When I mention how strange I find it that some people pick out a feature, or lack of feature, on a camera and call it a "deal killer" I think I'm just reflecting how differently people approach their creative tools. I find myself wondering why other people make the trade-offs they do with equipment and am sometimes puzzled by which compromises are most important to them.

To use an example: If two cameras were equally capable of making very, very high quality images but one camera was designed to feel much better in the hand, and have a better overall interface, while the other camera was less comfortable in use but had features such as two card slots (presuming the competitor has only one card slot) or included GPS, which one would I choose? Well, of course I would choose the one that I'd enjoy having in my hands for hours at a time, possibly over the course of years.

But equally experienced photographers of a different mindset might choose to ignore ergonomic shortcomings in order to have the piece of mind that a dual card slot might bring, or to leverage the (very questionable) advantages provided by GPS (which I find a worthless concept for any but hardcore travel photographers).

People are free to choose whatever combination of handling, build and feature sets they want but choices that diverge from mine always cause me to stop and try to decipher why they value the very things that seem to fly under my radar while being willing to put up with various operational discomforts instead.

I think I finally figured it out. The answer lies in the way the two different contingents think about cameras in general.
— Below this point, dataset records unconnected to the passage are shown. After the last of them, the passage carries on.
#ifndef MHRS_THREADS
#define MHRS_THREADS 256
#endif
#define MHRS_WARPS (MHRS_THREADS / 32)
#ifndef MHRS_MIN_BLOCKS
#define MHRS_MIN_BLOCKS 4
#endif
#ifndef MHRS_TAIL_MIN_BLOCKS
#define MHRS_TAIL_MIN_BLOCKS 3
#endif
#ifndef MHRS_NOINLINE_COLD
#define MHRS_COLD static __device__ __forceinline__
#else
#define MHRS_COLD static __device__ __noinline__
#endif
#define GUIDE_BITS 8
#define GUIDE (1 << GUIDE_BITS)
#ifndef END_CAP
#define END_CAP 32u
#endif
#ifndef MHRS_REPLAY_MIN_BLOCKS
#define MHRS_REPLAY_MIN_BLOCKS 4
#endif
#ifndef REPLAY_REFILL_MIN
#define REPLAY_REFILL_MIN 16
#endif
#ifndef EV_MIN
#define EV_MIN 8u
#endif
#ifndef EV_WAIT
#define EV_WAIT 16u
#endif
#ifndef PREFETCH_MIN
#define PREFETCH_MIN 8
#endif
#ifndef TAIL_CH
#define TAIL_CH 256u
#endif
#ifndef TAIL_BATCH
#define TAIL_BATCH 1u
#endif
#ifndef TAIL_LATE_P
#define TAIL_LATE_P 1024u
#endif
#ifndef TAIL_LATE_GROWTH
#define TAIL_LATE_GROWTH 4u
#endif
#ifndef DRAIN_LANES
#define DRAIN_LANES 32
#endif
#ifndef TAIL_K0
#define TAIL_K0 512u
#endif
#define TAIL_KMAX (1u << 24)
#ifndef TAIL_GROWTH
#define TAIL_GROWTH 2u
#endif
#ifndef FOUND_PERIOD
#define FOUND_PERIOD 8u
#endif
#define POOL_MIN 32u
#ifndef POOL_MAX
#define POOL_MAX 256u
#endif
#define FOUND_NONE 0xFFFFFFFFFFFFFFFFull
#define T52_NEVER (1ull << 52)
#define LOWBITS (1u << 20)
#define XBAR_TIMEOUT_NS 4000000000ull

#define RF_PROP 2u
#define RF_OFF 4u
#define RF_SKIP 8u

template <int NC>
struct MhrsSmem {
    static constexpr int R = NC + 1;
    unsigned long long thr[R * R];
    double cum[R * R];
    double scale[NC];
    double s[NC];
    double inv_smax;
    unsigned long long zlo[NC];
    long long zhi[NC];
    unsigned int Nacc[NC * NC];
    unsigned int Bacc[NC];
    float A[R + 3];
    unsigned int paths_done;
    unsigned int scan[MHRS_WARPS + 1];
    uint32_t pctr[MHRS_WARPS];
    float pf_yf[MHRS_THREADS]; uint32_t pf_og[MHRS_THREADS], pf_pos[MHRS_THREADS];
    uint32_t mh_cur_a[MHRS_THREADS], mh_misc[MHRS_THREADS];
    unsigned char guide[R * GUIDE];
};

__device__ __forceinline__ unsigned long long gtimer() {
    unsigned long long t; asm volatile("mov.u64 %0, %globaltimer;" : "=l"(t)); return t;
}
__device__ __forceinline__ float lg2_approx(float x) {
    float r; asm("lg2.approx.ftz.f32 %0, %1;" : "=f"(r) : "f"(x)); return r;
}

__device__ __forceinline__ pht_u32x4 philox_block(uint32_t c0, uint32_t c1, uint32_t c2, uint32_t c3, const SweepParams &p) {
    PHT_PHILOX_ROUND(p.rk.k[0], p.rk.k[1])   PHT_PHILOX_ROUND(p.rk.k[2], p.rk.k[3])   PHT_PHILOX_ROUND(p.rk.k[4], p.rk.k[5])
    PHT_PHILOX_ROUND(p.rk.k[6], p.rk.k[7])   PHT_PHILOX_ROUND(p.rk.k[8], p.rk.k[9])   PHT_PHILOX_ROUND(p.rk.k[10], p.rk.k[11])
    PHT_PHILOX_ROUND(p.rk.k[12], p.rk.k[13]) PHT_PHILOX_ROUND(p.rk.k[14], p.rk.k[15]) PHT_PHILOX_ROUND(p.rk.k[16], p.rk.k[17])
    PHT_PHILOX_ROUND(p.rk.k[18], p.rk.k[19])
    pht_u32x4 out; out.v[0] = c0; out.v[1] = c1; out.v[2] = c2; out.v[3] = c3;
    return out;
}

struct Walk {
    double t, spare;
    uint32_t spare_hi, a, b;
    int j;
    bool odd, fresh;
};
struct Rec { double lastt; int B; long out_idx; double *z2; };

__device__ __forceinline__ void walk_begin(Walk &w, uint32_t a, bool off, uint32_t og, const SweepParams &p, uint32_t iter) {
    w.a = a; w.fresh = true; w.b = 0; w.odd = false; w.t = 0.0; w.j = 0; w.spare = 0.0; w.spare_hi = 0u;
    if (off) {
        pht_u32x4 r = philox_block(0u, a, og, iter, p);
        w.spare = pht_u01(r.v[2], r.v[3]); w.spare_hi = r.v[3]; w.odd = true; w.b = 1;
    }
}

__device__ __forceinline__ double log_unit(double x) { return pht_log_core(pht_d2u(x), 0); }

template <bool RECORD, int NC>
__device__ __forceinline__ bool walk_step(Walk &w, double y, bool cens, uint32_t og, const SweepParams &p, MhrsSmem<NC> &sm,
                                          uint32_t iter, int n, Rec &rec) {
    constexpr int R = NC + 1;
    pht_u32x4 r = philox_block(w.b, w.a, og, iter, p);
    w.b++;
    const double f = pht_u01(r.v[0], r.v[1]), g = pht_u01(r.v[2], r.v[3]);
    const double uA = w.odd ? w.spare : f;
    const uint32_t hiA = w.odd ? w.spare_hi : r.v[1];
    const double uB = w.odd ? f : g;
    w.spare = g; w.spare_hi = r.v[3];
    const bool fresh = w.fresh;
    const int row = fresh ? n : w.j;
    const int last = fresh ? n - 1 : n;
    const double *c = sm.cum + row * R;
    int k = sm.guide[row * GUIDE + (hiA >> (32 - GUIDE_BITS))] & 0x7f;
    while (k < last && c[k] < uA) k++;
    const bool cont = (k < n) && (w.t < y || cens);
    const bool ended = !fresh && !cont;
    const bool advance = !fresh && cont;
    if (RECORD) {
        if (advance) {
            rec.z2[w.j] += w.t - rec.lastt;
            if (p.outN != nullptr) p.outN[(size_t)rec.out_idx * n * n + w.j + k * n]++;
            else atomicAdd(&sm.Nacc[w.j + k * n], 1u);
        }
        rec.lastt = fresh ? 0.0 : (advance ? w.t : rec.lastt);
        rec.B = fresh ? k : rec.B;
    }
    const double tb = fresh ? 0.0 : w.t;
    const int jn = ended ? w.j : k;
    const double tn = tb + sm.scale[jn] * (-log_unit(uB));
    w.t = ended ? w.t : tn;
    w.j = jn;
    w.fresh = false;
    return ended;
}

template <int NC, bool IV = false>
MHRS_COLD uint32_t exact_attempt(uint32_t a, bool off, double y, bool cens, uint32_t og, const SweepParams &p,
                                                      MhrsSmem<NC> &sm, uint32_t iter, int n, uint32_t smask, double u = 0.0) {
    Walk w; Rec norec; norec.lastt = 0.0; norec.B = 0; norec.out_idx = 0; norec.z2 = nullptr;
    walk_begin(w, a, off, og, p, iter);
    unsigned st = 1;
    while (!walk_step<false>(w, y, cens, og, p, sm, iter, n, norec)) st++;
    bool ok = (w.t >= y) && ((smask >> w.j) & 1u);
    if constexpr (IV) ok = ok && w.t <= u;
// ... 143 lines not shown
    f.row = absd ? f.row : k;
    return end;
}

I started thinking about the difference in the way people use their cameras and feel about their cameras in the context of how groups of people use their smart phones. At first I thought it was a generational thing but many people older me by a long shot are virtuosos with their phones. They know all the cool apps and controls, they whisk around town creating personal hot spots, doing their banking and using their phones to control their daiquiri blenders, the temperature of their bathwater and to automate the bird feeder in the back yard. I bought my iPhone to make and receive phone calls and only recently mastered texting. I think of products as singular tools despite adoring the "idea" of Swiss Army knives.

If I had to chose between a phone which makes it easy to make calls on and to get texts with versus a phone that could do a million more things I know I would gravitate to the simpler phone just because the onus of having to master a thousand apps and a dozen pages of menus makes me tired and makes me feel as though all of our time is leached away learning a million useless control steps but the tool is never really pressed into actually doing the art. Or the call. Or the whatever.

My preference in a camera will generally be how it feels to use it. How much it becomes a trusted ally in helping me do the things I want to do and create the images I want to create. I spend long days with my cameras and generally have one by my side most waking hours.

If you shoot the same way and in the same style most of the time you either get used to the feel of the camera or you grow to dislike it. Whether you persist with a camera that makes your brain/hand combination unsettled for the sake of either specification satisfaction or some feature you can't find anywhere else depends on your individual disposition.

I see cameras as very, very specific tools. More so since I started shooting video in earnest with the GH5S. I tested that camera for stills and it's fine but it is so much a dedicated video camera that this is all I find myself using it for. If I want to shoot video I pick up the GH5S. I like the video files from the camera more than anything else I've shot since the days in which we shot 35mm movie film. I may, in fact, try to trade my original GH5 for another S variant just for that reason. But I don't see the GH5S as an "all arounder" and won't take it along in situations where I my intention is to just shoot photographs.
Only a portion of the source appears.